UK Parliament / Open data

Retail Sector

Proceeding contribution from Drew Hendry (Scottish National Party) in the House of Commons on Wednesday, 6 June 2018. It occurred during Opposition day on Retail Sector.

Of course, if the hon. Gentleman wants to trade in higher authorities, let us see if we can find one. Let us go to the Governor of the Bank of England, Mark Carney, who says that a hard Brexit will cost each family £900 per year—a reduction in income that people simply cannot afford and that will not aid anyone, especially retailers. Let us go to the Office for Budget Responsibility, which says that lower economic growth is predicted in each of the next five years—lower than the 1.7% in 2017.

The single market and the customs union remain vital for Scotland’s economy. It is a Herculean task to find a business person or a business organisation in Scotland that does not agree with that. Hard Brexit not only threatens the cost outlined by Mark Carney and others, but, according to the SPIE 2 report, means that costs will reach £2,300 per person per year compared with remaining in the EU. Report after report highlights the economic folly of the hard Brexit approach. All of that sucks up disposable income—the lifeblood of the high streets.

Let me return now to austerity and its effect on retail. Austerity is a choice. Dealing with a deficit can be done by encouraging growth, not by austerity. Between now and 2022-23, the Scottish Government modelling suggests that the Chancellor could provide an additional investment in Scotland of around £5 billion while still meeting the UK Government’s targets on structural deficit and debt reduction. These policies disproportionately affect the

least well off—the very people who spend more of their income in local shops. On welfare cuts, the Resolution Foundation states:

“The coming year (2018-19) is set to be the second biggest single year of welfare cuts…(after 2012-13) at £2.5bn.”

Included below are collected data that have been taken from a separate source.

__global__ __launch_bounds__(kWaveSize) void k_walk_fix(PWalk w0)
{
    const PWalk w = walk_geo(w0);
    __shared__ uint32_t tab[4 * 256];
    __shared__ __attribute__((aligned(16))) uint8_t win[kFixWin];
    walk_tab_fill(tab);
    const int lane = threadIdx.x;
    for (uint64_t seg = blockIdx.x; seg < w.nseg; seg += gridDim.x) {
        const uint32_t limit = walk_limit(w, seg);
        const ramcrc_seg_cert cert = w.certs[seg];
        const uint64_t sb = reinterpret_cast<uint64_t>(w.base) + seg * w.stride;
        WinPeek wpeek{win, sb, w.capacity, kNoStart};
        PartRes* parts = w.parts + seg * w.nparts;
        uint32_t pos = 0, crc = 0xFFFFFFFFu, count = 0, rewalk = 0;
        bool overrun = false, fallback = false;
        auto fold = [&](bool acc, uint32_t nmeta, uint32_t raw) {
            const uint32_t nm = acc ? nmeta : 0u;
            uint32_t incl = nm;
#pragma unroll
            for (int s = 1; s < kWaveSize; s <<= 1) {
                const uint32_t y = __shfl_down(incl, s, kWaveSize);
                if (lane + s < kWaveSize)
                    incl += y;
            }
            const uint32_t n_all = __shfl(incl, 0, kWaveSize);
            uint32_t c = acc ? mulmod_horner(raw, xpow8_dev(incl - nm)) : 0u;
#pragma unroll
            for (int s = 1; s < kWaveSize; s <<= 1)
                c ^= __shfl_xor(c, s, kWaveSize);
            crc = mulmod_horner(crc, xpow8_dev(n_all)) ^ c;
        };
        auto meet_at = [&](uint32_t k, uint32_t st, uint32_t fl, uint32_t gc, uint32_t pe,
                           uint32_t& wr, uint32_t& wn) -> int {
            wr = wn = 0;
            const uint64_t Ek = (uint64_t(k) << w.pshift) + (1ull << w.pshift);
            if (!(fl & kPartWalked) || (fl & kPartWrap) || uint64_t(pe) >= Ek)
                return -1;
            const uint32_t gn = (fl & kPartHuge) ? 0u : (gc < kPartRec ? gc : kPartRec);
            const uint64_t base = (uint64_t(seg) * w.nparts + k) * kPartRec;
            uint32_t p = pe;
            for (uint32_t hh = 0;; hh++) {
                if (p == st)
                    return int(hh << 8);
                for (uint32_t c = 1; c <= kMeetMax && c < gn; c++)
                    if (w.recs[base + c].x == p)
                        return int((hh << 8) | c);
                if (hh == kMeetHops || p >= limit || uint64_t(p) >= Ek)
                    return -1;
                const uint64_t q = seg_peek(sb, p, w.capacity);
                const Hop h = hop_of(q, p);
                if (h.next > w.capacity)
                    return -1;
                wr = meta_update(tab, wr, q, h.mbytes);
                wn += h.mbytes;
                p = uint32_t(h.next);
            }
        };
        const uint32_t nlive =
            limit == 0 ? 0u : uint32_t((uint64_t(limit) + (1ull << w.pshift) - 1) >> w.pshift);
        for (uint32_t k0 = 0; k0 < nlive && !overrun && !fallback; k0 += kWaveSize) {
            const uint32_t k = k0 + uint32_t(lane);
            const bool in = k < nlive;
            PartRes r{};
            if (in)
                r = parts[k];
            const uint32_t gst = r.start;
            constexpr int kResolved = -2;
            uint32_t ex = r.exit, wr = 0, wn = 0;
            int mt = -1;
            {
                uint32_t pe = __shfl_up(ex, 1, kWaveSize);
                pe = lane == 0 ? pos : pe;
                if (in)
                    mt = meet_at(k, gst, r.flags, r.count, pe, wr, wn);
                if (mt > 0)
                    r.start = pe;
            }
            bool ok = !in || mt >= 0, emit = in && mt >= 0;
            while (true) {
                const uint64_t bad = __ballot(!ok);
                if (!bad)
                    break;
                const int j = int(__builtin_ctzll(bad));
                const uint64_t ovr = __ballot(emit && (r.flags & kPartOverrun));
                if (ovr && int(__builtin_ctzll(ovr)) < j)
                    break;
                const uint32_t kj = k0 + uint32_t(j);
                const uint32_t pe = j == 0 ? pos : uint32_t(__builtin_amdgcn_readlane(int(ex), j - 1));
                const uint32_t st = uint32_t(__builtin_amdgcn_readlane(int(gst), j));
                const uint32_t fl = uint32_t(__builtin_amdgcn_readlane(int(r.flags), j));
                const uint64_t Ej64 = (uint64_t(kj) << w.pshift) + (1ull << w.pshift);
                const uint32_t Ej = uint32_t(Ej64 < w.capacity ? Ej64 : w.capacity);
                const uint32_t stop = Ej < limit ? Ej : limit;
                const uint32_t budget = rewalk < kRewalkBudget ? kRewalkBudget - rewalk : 0u;
                bool jemit = true;
                uint32_t jex = pe;
                if (uint64_t(pe) >= Ej64) {
                    jemit = false;
                } else if (fl & kPartWalked) {
                    const uint32_t gc = uint32_t(__builtin_amdgcn_readlane(int(r.count), j));
                    const uint32_t gn = (fl & kPartHuge) ? 0u : (gc < kPartRec ? gc : kPartRec);
                    const uint64_t pidx = uint64_t(seg) * w.nparts + kj;
                    uint2 g = make_uint2(0xFFFFFFFFu, 0u);
                    if (uint32_t(lane) < gn)
                        g = w.recs[pidx * kPartRec + uint32_t(lane)];
                    uint32_t p = pe, wc = 0, wnn = 0, wrr = 0, wflags = kPartWalked;
                    int cut = -1;
                    uint2 mine = make_uint2(0u, 0u), mine0 = make_uint2(0u, 0u);
                    uint64_t mq = 0;
                    uint32_t myblk = 0xFFFFFFFFu;
                    bool huge = false, pool_ok = true;
                    auto fold_block = [&](uint32_t n) {
                        const bool inr = uint32_t(lane) < n;
                        const uint32_t mb = inr ? uint32_t((mq >> 6) & 3) + 2 : 0u;
                        const uint32_t re = inr ? meta_update(tab, 0u, mq, mb) : 0u;
                        uint32_t incl = mb;
#pragma unroll
                        for (int s2 = 1; s2 < kWaveSize; s2 <<= 1) {
                            const uint32_t y = __shfl_down(incl, s2, kWaveSize);
                            if (lane + s2 < kWaveSize)
                                incl += y;
                        }
                        const uint32_t hn = __shfl(incl, 0, kWaveSize);
                        uint32_t hr = inr ? mulmod_horner(re, xpow8_dev(incl - mb)) : 0u;
#pragma unroll
                        for (int s2 = 1; s2 < kWaveSize; s2 <<= 1)
                            hr ^= __shfl_xor(hr, s2, kWaveSize);
                        wrr = mulmod_horner(wrr, xpow8_dev(hn)) ^ hr;
                        wnn += hn;
                    };
                    auto store_block = [&](uint32_t b, uint32_t n) {
                        if (b == 0) {
                            mine0 = mine;
                            return;
                        }
                        if (!pool_ok || b > kMaxBlocks) {
                            pool_ok = false;
                            return;
                        }
                        unsigned long long k = 0;
                        if (lane == 0)
                            k = atomicAdd(w.pool_used, 1ull);
                        k = __shfl(k, 0, kWaveSize);
                        if (k >= w.pool_cap) {
                            pool_ok = false;
                            return;
                        }
                        if (uint32_t(lane) < n)
                            w.pool[k * kPartRec + uint32_t(lane)] = mine;
                        if (lane == 0)
                            w.pool_owner[k] = 0xFFFFFFFFu;
                        if (uint32_t(lane) == b)
                            myblk = uint32_t(k);
                    };
                    while (true) {
                        const uint64_t hit = __ballot(uint32_t(lane) < gn && g.x == p);
                        if (hit || (!(fl & kPartWrap) && p == st)) {
                            cut = hit ? int(__builtin_ctzll(hit)) : 0;
                            break;
                        }
                        if (p >= stop)
                            break;
                        if (wc >= budget) {
                            wflags |= kPartWrap;
                            break;
                        }
                        const uint64_t q = wpeek(p);
                        const Hop h = hop_of(q, p);
                        if (uint32_t(lane) == (wc & (kWaveSize - 1)))
                            mq = q;
                        if (h.next > 0xFFFFFFFFull) {
                            wflags |= kPartWrap;
                            break;
                        }
                        if (h.next > w.capacity) {
                            wflags |= kPartOverrun;
                            break;
                        }
                        if (uint32_t(lane) == (wc & (kWaveSize - 1)))
                            mine = make_uint2(p, (h.len << 8) | (uint32_t(q) & 0xFF));
                        huge = huge || h.len >= (1u << 24);
                        wc++;
                        p = uint32_t(h.next);
                        if ((wc & (kWaveSize - 1)) == 0) {
                            fold_block(kWaveSize);
                            store_block(wc / kWaveSize - 1, kWaveSize);
                        }
                    }
                    rewalk += wc + 1;
                    {
                        const uint32_t rem = (wc & (kWaveSize - 1)) +
                                             ((wflags & (kPartWrap | kPartOverrun)) ? 1u : 0u);
                        if (rem)
                            fold_block(rem);
                    }
                    if (cut >= 0 && (fl & kPartWrap)) {
                        wflags |= kPartWrap;
                    } else if (cut >= 0) {
                        const bool inp = lane < cut;
                        const uint32_t mb = inp ? ((g.y >> 6) & 3) + 2 : 0u;
                        const uint64_t qe = uint64_t(g.y & 0xFF) | (uint64_t(g.y >> 8) << 8);
                        const uint32_t re = inp ? meta_update(tab, 0u, qe, mb) : 0u;
                        uint32_t incl = mb;
#pragma unroll
                        for (int s = 1; s < kWaveSize; s <<= 1) {
                            const uint32_t y = __shfl_down(incl, s, kWaveSize);
                            if (lane + s < kWaveSize)
                                incl += y;
                        }
                        const uint32_t pn = __shfl(incl, 0, kWaveSize);
                        uint32_t pr = inp ? mulmod_horner(re, xpow8_dev(incl - mb)) : 0u;
#pragma unroll
                        for (int s = 1; s < kWaveSize; s <<= 1)
                            pr ^= __shfl_xor(pr, s, kWaveSize);
                        const uint32_t tn = uint32_t(__builtin_amdgcn_readlane(int(r.nmeta), j));
                        const uint32_t tr = uint32_t(__builtin_amdgcn_readlane(int(r.raw), j));
                        const uint32_t sn = tn - pn;
                        const uint32_t sr = tr ^ mulmod_horner(pr, xpow8_dev(sn));
                        jex = uint32_t(__builtin_amdgcn_readlane(int(r.exit), j));
                        const uint32_t nn = wnn + sn;
                        const uint32_t rr = mulmod_horner(wrr, xpow8_dev(sn)) ^ sr;
                        if (lane == j) {
                            r.start = pe;
                            r.count = wc + gc - uint32_t(cut);
                            r.nmeta = nn;
                            r.raw = rr;
                            r.pre = wc;
                            r.cut = uint32_t(cut);
                            mt = kResolved;
                        }
                    } else {
                        jex = p;
                        if (wc > kPartRec && (wc & (kPartRec - 1)))
                            store_block(wc / kPartRec, wc & (kPartRec - 1));
                        const bool keep = !huge && pool_ok && wc <= kPartRec * (1 + kMaxBlocks);
                        if (keep) {
                            const uint2 first = wc <= kPartRec ? mine : mine0;
                            if (uint32_t(lane) < (wc < kPartRec ? wc : kPartRec))
                                w.recs[pidx * kPartRec + uint32_t(lane)] = first;
                            const uint32_t nb = (wc + kPartRec - 1) / kPartRec;
                            if (lane >= 1 && uint32_t(lane) <= kMaxBlocks) {
                                const uint32_t own = uint32_t(pidx * 16 + uint32_t(lane));
                                const uint32_t old = w.blocks[pidx * kMaxBlocks + uint32_t(lane) - 1];
                                if (old < w.pool_cap && w.pool_owner[old] == own)
                                    w.pool_owner[old] = 0xFFFFFFFFu;
                                if (uint32_t(lane) < nb) {
                                    w.blocks[pidx * kMaxBlocks + uint32_t(lane) - 1] = myblk;
                                    w.pool_owner[myblk] = own;
                                }
                            }
                        }
                        if (lane == j) {
                            r.start = pe;
                            r.exit = p;
                            r.count = wc;
                            r.nmeta = wnn;
                            r.raw = wrr;
                            r.flags = keep ? wflags : (wflags | kPartChase);
                            r.pre = r.cut = 0;
                            mt = kResolved;
                        }
                    }
                    if (wflags & kPartWrap)
                        fallback = true;
                } else {
                    PartRes x;
                    uint2 mine = make_uint2(0u, 0u);
                    bool huge = false;
                    walk_lane(w, tab, pe, stop, x,
                              [&](uint32_t idx, uint32_t rp, uint32_t len, uint32_t hdr) {
                                  if (uint32_t(lane) == idx)
                                      mine = make_uint2(rp, (len << 8) | hdr);
                                  huge = huge || len >= (1u << 24);
                              },
                              budget, wpeek);
                    rewalk += x.count + 1;
                    jex = x.exit;
                    const bool keep = x.count <= kPartRec && !huge;
                    if (keep && uint32_t(lane) < x.count)
                        w.recs[(uint64_t(seg) * w.nparts + kj) * kPartRec + uint32_t(lane)] = mine;
                    if (lane == j) {
                        r.start = pe;
                        r.exit = x.exit;
                        r.count = x.count;
                        r.nmeta = x.nmeta;
                        r.raw = x.raw;
                        r.flags = keep ? x.flags : (x.flags | kPartChase);
                        r.pre = r.cut = 0;
                        mt = kResolved;
                    }
                    if (x.flags & kPartWrap)
                        fallback = true;
                }
                if (fallback)
                    break;
                if (lane == j) {
                    ok = true;
                    emit = jemit;
                    ex = jex;
                    mt = kResolved;
                }
                if (lane == j + 1 && in) {
                    mt = meet_at(k, gst, r.flags, r.count, jex, wr, wn);
                    r.start = mt > 0 ? jex : gst;
                    ok = mt >= 0;
                    emit = ok;
                }
            }
            if (fallback)
                break;
            const uint64_t ovr = __ballot(emit && (r.flags & kPartOverrun));
            const int olane = ovr ? int(__builtin_ctzll(ovr)) : kWaveSize;
            if (lane > olane)
                emit = false;
            if (emit && mt > 0) {
                const uint32_t hops = uint32_t(mt) >> 8, cut = uint32_t(mt) & 0xFF;
                const uint64_t base = (uint64_t(seg) * w.nparts + k) * kPartRec;
                uint32_t jr = 0, jn = 0;
                for (uint32_t e = 0; e < cut; e++) {
                    const uint2 g = w.recs[base + e];
                    const uint32_t mb = ((g.y >> 6) & 3) + 2;
                    const uint64_t qe = uint64_t(g.y & 0xFF) | (uint64_t(g.y >> 8) << 8);
                    jr = meta_update(tab, jr, qe, mb);
                    jn += mb;
                }
                const uint32_t tn = r.nmeta - jn;
                const uint32_t tr = r.raw ^ mulmod_horner(jr, xpow8_dev(tn));
                r.raw = mulmod_horner(wr, xpow8_dev(tn)) ^ tr;
                r.nmeta = wn + tn;
                r.count = hops + r.count - cut;
                r.pre = hops;
                r.cut = cut;
            } else if (emit && mt == 0) {
                r.pre = r.cut = 0;
            }
            const uint32_t c = emit ? r.count : 0u;
            uint32_t incl = c;
#pragma unroll
            for (int s = 1; s < kWaveSize; s <<= 1) {
                const uint32_t y = __shfl_up(incl, s, kWaveSize);
                if (lane >= s)
                    incl += y;
            }
            fold(emit, r.nmeta, r.raw);
            if (emit) {
                r.rec = count + incl - c;
                r.flags |= kPartEmit;
                parts[k] = r;
            }
            count += uint32_t(__builtin_amdgcn_readlane(int(incl), kWaveSize - 1));
            const int last = olane < kWaveSize ? olane
                                               : int(nlive - 1 - k0 < uint32_t(kWaveSize - 1)
                                                         ? nlive - 1 - k0 : uint32_t(kWaveSize - 1));
            pos = uint32_t(__builtin_amdgcn_readlane(int(ex), last));
            overrun = olane < kWaveSize;
        }
        if (fallback) {
            if (lane == 0)
                w.fallback[seg] = 1;
            continue;
        }
        uint32_t flags = 0;
        const uint32_t fin = ~crc_small(tab, crc, cert.segment_length, 4);
        if (overrun)
            flags |= RAMCRC_SEG_PAST_CAPACITY;
        else if (pos > cert.segment_length)
            flags |= RAMCRC_SEG_PAST_LENGTH;
        else if (fin != cert.checksum)
            flags |= RAMCRC_SEG_BAD_CHECKSUM;
        unsigned long long b = 0;
        if (lane == 0 && count)
            b = atomicAdd(w.n_entries, (unsigned long long)count);
        b = __shfl(b, 0, kWaveSize);
        if (b + count > w.cap)
            flags |= RAMCRC_SEG_TABLE_FULL;
        if (!(flags & (RAMCRC_SEG_PAST_CAPACITY | RAMCRC_SEG_PAST_LENGTH | RAMCRC_SEG_BAD_CHECKSUM |
                       RAMCRC_SEG_TABLE_FULL)))
            flags |= RAMCRC_SEG_OK;
        if (lane == 0) {
            w.fallback[seg] = 0;
            w.seg_base[seg] = b;
            ramcrc_seg_status st;
            st.flags = flags;
            st.checksum = fin;
            st.entries = count;
            st.bad_objects = 0;
            w.status[seg] = st;
        }
    }
}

Having been in a pilot area for universal credit for more than five years now, I can testify to the effects that it has had on the local economy by draining the ability for people to spend in their local shops. The people of Inverness in my constituency are all too aware of these consequences.

Of course, there is another effect that is likely to cause great problems and to be a damaging issue for retail. Retail needs people—to buy and to sell. The unique selling point of being in retail, particularly high street retail, is that customers can speak to staff and staff can show customers products. The Government’s proposed approach to immigration could mean that real-terms GDP in Scotland is 9.3% lower by 2040. That affects tax and employment not just for shops and businesses, but also for public services.

Over the decade to 2019-20, Scottish Government funding has been cut by £2.7 billion, which is 8.4% in real terms. The Scottish Government will only receive 2.5% or £37 million of the £1.5 billion funding for Brexit preparations allocated in 2018 so when we look at support for business, it is against a background of lower funding. The Scottish Government’s recent budget set out how reforms to the business rates, for example, will ensure that Scotland provides the best possible environment for business. Rates relief for small business in Scotland is more competitive than in England. We provide the most competitive reliefs package in the UK, worth a record £720 million—up from £660 million in 2017-18. From 2018, we will introduce a business growth accelerator that will see no bill rise for 12 months as a result of improvements or expansion of existing business property. It will also ensure that no rates are paid on new builds for a year when they are entered into the valuation roll.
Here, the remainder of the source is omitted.